- **WORK INSTRUCTION**
The answer must be one number: how many lines in the records below contain the word "kper".

------------------------------------------------

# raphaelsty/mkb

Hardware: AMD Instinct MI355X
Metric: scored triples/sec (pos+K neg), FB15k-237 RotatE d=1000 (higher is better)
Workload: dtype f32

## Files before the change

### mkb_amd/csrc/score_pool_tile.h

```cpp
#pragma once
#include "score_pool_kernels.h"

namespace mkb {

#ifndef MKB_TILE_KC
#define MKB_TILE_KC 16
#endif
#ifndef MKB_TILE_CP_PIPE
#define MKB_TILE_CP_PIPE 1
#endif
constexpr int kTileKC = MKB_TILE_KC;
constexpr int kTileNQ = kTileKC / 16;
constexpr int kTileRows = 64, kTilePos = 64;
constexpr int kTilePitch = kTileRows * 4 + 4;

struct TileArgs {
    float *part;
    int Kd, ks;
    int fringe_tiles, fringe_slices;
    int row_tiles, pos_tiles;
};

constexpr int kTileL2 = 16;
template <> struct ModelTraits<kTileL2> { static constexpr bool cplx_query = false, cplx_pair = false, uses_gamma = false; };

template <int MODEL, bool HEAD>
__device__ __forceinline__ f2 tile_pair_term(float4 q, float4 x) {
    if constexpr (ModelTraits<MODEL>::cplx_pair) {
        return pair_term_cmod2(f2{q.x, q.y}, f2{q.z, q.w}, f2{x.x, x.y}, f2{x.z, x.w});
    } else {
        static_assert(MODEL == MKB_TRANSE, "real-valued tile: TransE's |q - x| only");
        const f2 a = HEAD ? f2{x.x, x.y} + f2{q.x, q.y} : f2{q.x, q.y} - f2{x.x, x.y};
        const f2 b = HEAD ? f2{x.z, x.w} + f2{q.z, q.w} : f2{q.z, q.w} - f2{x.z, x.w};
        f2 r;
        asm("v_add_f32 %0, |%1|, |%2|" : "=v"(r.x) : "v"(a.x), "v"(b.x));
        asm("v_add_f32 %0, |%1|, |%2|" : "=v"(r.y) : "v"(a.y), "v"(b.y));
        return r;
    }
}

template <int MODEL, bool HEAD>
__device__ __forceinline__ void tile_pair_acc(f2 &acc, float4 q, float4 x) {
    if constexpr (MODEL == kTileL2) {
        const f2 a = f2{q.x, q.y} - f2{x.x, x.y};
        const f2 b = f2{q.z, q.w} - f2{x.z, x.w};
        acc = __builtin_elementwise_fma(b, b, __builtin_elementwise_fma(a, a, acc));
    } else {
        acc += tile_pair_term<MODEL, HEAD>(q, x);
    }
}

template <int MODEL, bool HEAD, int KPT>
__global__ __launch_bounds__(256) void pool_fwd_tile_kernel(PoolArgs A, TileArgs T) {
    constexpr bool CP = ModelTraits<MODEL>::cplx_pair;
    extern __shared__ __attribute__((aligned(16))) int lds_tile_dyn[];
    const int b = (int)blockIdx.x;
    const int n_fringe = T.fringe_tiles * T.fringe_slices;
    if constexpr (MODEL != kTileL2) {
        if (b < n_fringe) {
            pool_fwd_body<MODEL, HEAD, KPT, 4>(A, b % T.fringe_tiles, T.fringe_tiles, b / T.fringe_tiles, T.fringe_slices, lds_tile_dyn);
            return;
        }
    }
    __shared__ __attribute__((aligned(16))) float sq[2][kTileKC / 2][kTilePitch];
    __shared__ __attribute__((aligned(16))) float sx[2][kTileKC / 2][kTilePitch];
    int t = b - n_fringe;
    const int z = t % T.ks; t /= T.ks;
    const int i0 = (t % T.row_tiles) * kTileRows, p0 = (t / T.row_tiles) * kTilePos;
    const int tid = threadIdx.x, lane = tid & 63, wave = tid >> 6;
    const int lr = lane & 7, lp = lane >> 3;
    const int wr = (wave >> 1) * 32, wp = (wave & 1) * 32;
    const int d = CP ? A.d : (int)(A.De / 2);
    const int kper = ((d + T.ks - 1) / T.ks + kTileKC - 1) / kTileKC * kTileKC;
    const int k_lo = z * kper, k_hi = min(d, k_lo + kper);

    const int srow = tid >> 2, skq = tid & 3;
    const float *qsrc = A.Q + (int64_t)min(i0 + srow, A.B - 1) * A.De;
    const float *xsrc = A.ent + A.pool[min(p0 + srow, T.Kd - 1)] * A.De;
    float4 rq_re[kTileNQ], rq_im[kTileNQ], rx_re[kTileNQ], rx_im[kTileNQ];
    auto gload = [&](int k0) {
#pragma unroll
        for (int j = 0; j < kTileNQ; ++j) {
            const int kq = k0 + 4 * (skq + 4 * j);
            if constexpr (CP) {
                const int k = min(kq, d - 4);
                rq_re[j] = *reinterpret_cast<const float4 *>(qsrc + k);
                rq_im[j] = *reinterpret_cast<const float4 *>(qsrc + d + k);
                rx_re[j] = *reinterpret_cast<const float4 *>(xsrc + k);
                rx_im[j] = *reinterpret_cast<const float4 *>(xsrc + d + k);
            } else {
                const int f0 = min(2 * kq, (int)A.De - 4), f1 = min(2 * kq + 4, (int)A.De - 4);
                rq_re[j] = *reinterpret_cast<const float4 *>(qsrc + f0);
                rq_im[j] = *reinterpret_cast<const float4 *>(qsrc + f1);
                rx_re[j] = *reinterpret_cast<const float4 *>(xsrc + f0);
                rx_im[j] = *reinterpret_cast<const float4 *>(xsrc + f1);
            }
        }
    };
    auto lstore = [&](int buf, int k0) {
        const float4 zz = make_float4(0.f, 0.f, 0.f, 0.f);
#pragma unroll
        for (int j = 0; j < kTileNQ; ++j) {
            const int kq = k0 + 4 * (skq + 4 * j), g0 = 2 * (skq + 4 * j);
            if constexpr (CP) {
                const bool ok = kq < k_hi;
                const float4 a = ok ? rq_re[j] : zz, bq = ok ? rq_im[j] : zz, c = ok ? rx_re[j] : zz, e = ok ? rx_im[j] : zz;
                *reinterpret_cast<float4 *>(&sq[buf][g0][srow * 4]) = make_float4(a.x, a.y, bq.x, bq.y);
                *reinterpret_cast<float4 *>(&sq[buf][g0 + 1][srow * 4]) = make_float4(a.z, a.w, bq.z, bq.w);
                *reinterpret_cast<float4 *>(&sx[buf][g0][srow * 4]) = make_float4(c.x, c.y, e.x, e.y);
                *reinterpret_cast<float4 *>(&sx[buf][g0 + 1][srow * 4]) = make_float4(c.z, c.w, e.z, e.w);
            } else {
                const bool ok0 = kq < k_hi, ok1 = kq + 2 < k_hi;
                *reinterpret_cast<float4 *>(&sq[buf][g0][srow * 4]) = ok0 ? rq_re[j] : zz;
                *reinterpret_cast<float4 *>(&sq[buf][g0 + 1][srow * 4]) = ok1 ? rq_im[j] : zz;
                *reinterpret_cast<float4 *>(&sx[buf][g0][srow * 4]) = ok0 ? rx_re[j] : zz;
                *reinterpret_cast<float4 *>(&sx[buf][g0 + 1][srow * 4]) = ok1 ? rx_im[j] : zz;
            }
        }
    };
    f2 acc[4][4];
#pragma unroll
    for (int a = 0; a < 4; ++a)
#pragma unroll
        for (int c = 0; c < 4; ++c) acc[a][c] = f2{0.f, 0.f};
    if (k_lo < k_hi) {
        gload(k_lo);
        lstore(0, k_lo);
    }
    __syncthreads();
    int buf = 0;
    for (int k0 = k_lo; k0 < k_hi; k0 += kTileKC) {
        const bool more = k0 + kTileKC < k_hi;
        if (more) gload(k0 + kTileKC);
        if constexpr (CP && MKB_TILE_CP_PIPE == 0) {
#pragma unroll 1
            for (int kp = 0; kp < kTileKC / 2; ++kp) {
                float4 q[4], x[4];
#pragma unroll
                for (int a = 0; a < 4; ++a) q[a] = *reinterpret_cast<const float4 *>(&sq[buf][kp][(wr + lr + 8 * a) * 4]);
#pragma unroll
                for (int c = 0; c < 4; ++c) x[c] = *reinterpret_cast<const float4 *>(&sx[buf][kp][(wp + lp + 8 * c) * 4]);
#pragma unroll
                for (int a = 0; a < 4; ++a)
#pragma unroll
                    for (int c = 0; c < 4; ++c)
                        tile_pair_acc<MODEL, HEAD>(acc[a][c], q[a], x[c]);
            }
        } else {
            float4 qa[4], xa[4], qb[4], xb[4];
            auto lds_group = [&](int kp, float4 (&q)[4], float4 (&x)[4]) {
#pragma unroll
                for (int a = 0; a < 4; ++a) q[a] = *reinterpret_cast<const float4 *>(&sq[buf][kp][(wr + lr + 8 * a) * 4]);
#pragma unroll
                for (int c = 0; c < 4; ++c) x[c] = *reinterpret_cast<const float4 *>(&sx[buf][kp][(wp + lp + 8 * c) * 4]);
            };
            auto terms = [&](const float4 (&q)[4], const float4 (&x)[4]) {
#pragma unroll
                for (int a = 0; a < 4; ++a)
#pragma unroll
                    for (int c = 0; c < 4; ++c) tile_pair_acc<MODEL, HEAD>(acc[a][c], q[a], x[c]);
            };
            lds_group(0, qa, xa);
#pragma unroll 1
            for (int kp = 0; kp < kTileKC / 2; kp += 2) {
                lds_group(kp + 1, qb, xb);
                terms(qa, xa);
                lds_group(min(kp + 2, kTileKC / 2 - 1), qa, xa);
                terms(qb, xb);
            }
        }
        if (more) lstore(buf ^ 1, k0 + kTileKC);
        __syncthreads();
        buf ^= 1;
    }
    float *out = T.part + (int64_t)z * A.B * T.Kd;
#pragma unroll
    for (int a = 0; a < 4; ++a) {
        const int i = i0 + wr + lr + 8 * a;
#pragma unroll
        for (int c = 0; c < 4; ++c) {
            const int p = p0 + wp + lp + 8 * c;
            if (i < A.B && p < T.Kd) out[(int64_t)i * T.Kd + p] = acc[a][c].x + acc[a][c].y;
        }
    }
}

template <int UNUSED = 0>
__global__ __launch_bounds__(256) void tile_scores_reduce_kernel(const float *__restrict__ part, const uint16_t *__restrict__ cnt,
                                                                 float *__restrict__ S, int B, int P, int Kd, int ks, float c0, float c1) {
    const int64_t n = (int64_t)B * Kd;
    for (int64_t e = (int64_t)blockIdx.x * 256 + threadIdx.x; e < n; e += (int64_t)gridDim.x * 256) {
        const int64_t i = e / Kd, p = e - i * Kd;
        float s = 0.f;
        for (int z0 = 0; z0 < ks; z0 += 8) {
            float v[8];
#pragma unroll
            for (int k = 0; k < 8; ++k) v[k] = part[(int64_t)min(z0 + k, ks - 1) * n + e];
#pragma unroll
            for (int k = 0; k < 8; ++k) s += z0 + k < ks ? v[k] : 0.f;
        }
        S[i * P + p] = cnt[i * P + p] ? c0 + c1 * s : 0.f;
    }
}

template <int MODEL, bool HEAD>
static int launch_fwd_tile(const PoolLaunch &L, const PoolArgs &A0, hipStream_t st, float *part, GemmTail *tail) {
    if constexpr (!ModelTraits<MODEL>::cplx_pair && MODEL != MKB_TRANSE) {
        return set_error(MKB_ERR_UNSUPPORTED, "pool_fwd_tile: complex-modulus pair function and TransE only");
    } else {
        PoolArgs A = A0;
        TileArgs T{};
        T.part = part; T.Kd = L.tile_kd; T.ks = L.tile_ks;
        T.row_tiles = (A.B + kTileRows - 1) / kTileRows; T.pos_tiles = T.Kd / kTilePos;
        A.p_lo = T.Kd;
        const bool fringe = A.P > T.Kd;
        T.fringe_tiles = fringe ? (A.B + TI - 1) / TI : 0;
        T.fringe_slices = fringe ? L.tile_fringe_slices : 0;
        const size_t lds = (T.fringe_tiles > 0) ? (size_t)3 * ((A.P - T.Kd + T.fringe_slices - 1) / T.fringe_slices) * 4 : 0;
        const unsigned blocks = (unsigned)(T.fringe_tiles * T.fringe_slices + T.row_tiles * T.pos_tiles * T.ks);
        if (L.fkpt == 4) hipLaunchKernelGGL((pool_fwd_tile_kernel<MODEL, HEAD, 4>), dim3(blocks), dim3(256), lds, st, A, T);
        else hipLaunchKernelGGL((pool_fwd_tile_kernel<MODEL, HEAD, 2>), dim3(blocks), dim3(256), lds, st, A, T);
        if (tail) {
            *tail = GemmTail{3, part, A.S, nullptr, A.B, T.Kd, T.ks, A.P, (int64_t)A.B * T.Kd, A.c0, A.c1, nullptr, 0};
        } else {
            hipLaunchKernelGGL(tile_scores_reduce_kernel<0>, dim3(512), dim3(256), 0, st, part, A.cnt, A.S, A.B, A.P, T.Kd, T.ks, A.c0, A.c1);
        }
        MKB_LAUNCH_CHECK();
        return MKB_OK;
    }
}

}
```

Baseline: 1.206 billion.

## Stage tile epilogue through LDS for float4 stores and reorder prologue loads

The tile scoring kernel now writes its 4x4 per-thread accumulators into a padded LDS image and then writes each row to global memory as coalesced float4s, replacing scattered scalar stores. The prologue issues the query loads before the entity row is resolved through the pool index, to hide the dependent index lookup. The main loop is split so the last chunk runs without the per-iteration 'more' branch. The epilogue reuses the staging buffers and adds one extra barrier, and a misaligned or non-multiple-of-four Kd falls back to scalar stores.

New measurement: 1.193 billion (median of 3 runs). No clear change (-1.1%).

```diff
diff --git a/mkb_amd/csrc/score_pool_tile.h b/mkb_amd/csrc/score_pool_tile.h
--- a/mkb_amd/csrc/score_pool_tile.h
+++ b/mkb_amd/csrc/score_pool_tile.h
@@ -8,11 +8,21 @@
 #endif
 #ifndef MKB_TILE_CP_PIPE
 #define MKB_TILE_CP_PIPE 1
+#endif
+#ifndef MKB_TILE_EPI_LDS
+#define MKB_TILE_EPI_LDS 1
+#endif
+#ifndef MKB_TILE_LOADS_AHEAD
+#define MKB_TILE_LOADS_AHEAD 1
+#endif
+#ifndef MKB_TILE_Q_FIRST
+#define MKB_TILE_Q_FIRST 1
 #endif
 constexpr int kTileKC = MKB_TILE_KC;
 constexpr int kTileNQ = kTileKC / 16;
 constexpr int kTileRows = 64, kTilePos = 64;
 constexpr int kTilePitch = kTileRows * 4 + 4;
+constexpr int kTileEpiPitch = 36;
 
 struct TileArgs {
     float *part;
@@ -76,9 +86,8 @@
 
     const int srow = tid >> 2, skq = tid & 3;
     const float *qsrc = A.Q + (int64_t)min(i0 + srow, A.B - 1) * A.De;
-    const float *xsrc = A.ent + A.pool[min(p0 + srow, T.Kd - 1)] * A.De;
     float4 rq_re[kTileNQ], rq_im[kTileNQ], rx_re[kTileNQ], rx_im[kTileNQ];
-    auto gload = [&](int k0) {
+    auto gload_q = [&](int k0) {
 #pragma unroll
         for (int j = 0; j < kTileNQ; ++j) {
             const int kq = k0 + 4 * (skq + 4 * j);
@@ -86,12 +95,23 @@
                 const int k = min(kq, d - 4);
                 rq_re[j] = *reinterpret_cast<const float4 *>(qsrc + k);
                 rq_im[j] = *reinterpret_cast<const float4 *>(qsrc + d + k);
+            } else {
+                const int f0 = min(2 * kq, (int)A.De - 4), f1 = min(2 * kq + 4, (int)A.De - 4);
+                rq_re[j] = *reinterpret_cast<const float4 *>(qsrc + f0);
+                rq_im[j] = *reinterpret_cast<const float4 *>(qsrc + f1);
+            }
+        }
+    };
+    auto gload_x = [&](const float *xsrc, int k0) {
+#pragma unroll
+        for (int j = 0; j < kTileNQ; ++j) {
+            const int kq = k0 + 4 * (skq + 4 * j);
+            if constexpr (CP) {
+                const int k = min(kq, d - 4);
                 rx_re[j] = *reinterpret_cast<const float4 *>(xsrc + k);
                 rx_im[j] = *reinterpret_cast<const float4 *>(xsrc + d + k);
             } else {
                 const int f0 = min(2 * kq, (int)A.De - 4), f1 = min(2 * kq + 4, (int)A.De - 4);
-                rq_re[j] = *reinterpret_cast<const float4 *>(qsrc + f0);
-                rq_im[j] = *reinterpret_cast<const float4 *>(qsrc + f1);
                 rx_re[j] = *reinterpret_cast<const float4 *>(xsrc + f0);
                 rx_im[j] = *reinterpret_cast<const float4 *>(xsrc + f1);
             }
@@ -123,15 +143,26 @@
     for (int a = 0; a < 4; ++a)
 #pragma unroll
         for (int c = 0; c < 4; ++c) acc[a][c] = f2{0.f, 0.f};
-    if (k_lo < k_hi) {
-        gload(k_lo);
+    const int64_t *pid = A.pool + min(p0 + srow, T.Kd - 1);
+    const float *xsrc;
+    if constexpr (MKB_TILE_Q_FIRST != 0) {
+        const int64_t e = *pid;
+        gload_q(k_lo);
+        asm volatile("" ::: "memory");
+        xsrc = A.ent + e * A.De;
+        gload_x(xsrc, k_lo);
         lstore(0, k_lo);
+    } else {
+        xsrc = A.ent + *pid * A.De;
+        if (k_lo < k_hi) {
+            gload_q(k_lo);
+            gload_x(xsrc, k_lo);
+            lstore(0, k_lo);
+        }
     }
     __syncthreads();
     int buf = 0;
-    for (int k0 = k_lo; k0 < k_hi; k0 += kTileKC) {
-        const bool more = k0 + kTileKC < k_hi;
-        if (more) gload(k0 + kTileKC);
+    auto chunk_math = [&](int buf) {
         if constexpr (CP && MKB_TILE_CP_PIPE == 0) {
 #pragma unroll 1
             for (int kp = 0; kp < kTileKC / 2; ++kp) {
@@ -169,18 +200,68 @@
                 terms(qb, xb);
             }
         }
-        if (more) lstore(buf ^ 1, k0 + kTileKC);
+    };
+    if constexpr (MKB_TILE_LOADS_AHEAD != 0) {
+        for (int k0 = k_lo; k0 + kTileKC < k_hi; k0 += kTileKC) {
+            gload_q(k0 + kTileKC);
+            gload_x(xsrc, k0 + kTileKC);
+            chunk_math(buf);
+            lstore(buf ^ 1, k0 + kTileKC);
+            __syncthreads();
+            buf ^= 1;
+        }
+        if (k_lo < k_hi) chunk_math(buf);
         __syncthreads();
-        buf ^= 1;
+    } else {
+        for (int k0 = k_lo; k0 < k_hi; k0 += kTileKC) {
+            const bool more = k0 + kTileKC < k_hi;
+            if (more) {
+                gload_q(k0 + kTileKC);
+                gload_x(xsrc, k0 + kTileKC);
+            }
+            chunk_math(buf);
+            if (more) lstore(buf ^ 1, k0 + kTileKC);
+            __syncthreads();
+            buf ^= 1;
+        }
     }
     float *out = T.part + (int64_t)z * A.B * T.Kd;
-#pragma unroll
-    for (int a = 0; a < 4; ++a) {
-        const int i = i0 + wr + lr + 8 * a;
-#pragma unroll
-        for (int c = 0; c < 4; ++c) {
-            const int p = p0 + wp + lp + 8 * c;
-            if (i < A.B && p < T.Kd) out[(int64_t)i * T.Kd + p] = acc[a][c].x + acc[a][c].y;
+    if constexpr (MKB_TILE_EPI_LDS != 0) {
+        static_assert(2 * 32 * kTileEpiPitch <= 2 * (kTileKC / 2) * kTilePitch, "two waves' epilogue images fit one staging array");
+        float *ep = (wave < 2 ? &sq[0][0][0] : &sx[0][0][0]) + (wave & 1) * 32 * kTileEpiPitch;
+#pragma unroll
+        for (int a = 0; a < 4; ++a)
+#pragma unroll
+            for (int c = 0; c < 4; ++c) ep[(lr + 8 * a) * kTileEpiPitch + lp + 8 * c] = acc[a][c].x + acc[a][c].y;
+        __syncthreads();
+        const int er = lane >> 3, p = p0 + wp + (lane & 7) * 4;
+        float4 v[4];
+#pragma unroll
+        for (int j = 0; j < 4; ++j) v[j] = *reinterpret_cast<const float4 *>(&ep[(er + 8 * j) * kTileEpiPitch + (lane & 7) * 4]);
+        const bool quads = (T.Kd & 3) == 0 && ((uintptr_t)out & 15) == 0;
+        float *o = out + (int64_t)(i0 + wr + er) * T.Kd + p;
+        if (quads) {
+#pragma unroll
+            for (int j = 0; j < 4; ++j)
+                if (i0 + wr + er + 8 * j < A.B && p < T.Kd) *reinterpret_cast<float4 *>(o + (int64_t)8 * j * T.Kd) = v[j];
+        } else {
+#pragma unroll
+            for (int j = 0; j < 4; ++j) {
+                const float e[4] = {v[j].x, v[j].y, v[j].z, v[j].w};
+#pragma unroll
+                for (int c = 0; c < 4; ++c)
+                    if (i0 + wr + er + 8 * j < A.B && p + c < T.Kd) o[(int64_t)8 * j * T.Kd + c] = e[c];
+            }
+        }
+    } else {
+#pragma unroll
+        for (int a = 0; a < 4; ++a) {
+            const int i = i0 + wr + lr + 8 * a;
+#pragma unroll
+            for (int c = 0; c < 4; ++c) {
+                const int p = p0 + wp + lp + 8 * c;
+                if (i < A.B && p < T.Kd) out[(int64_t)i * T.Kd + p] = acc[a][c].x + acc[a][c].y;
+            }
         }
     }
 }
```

------------------------------------------------

- **ANSWER TO THE PROBLEM**
2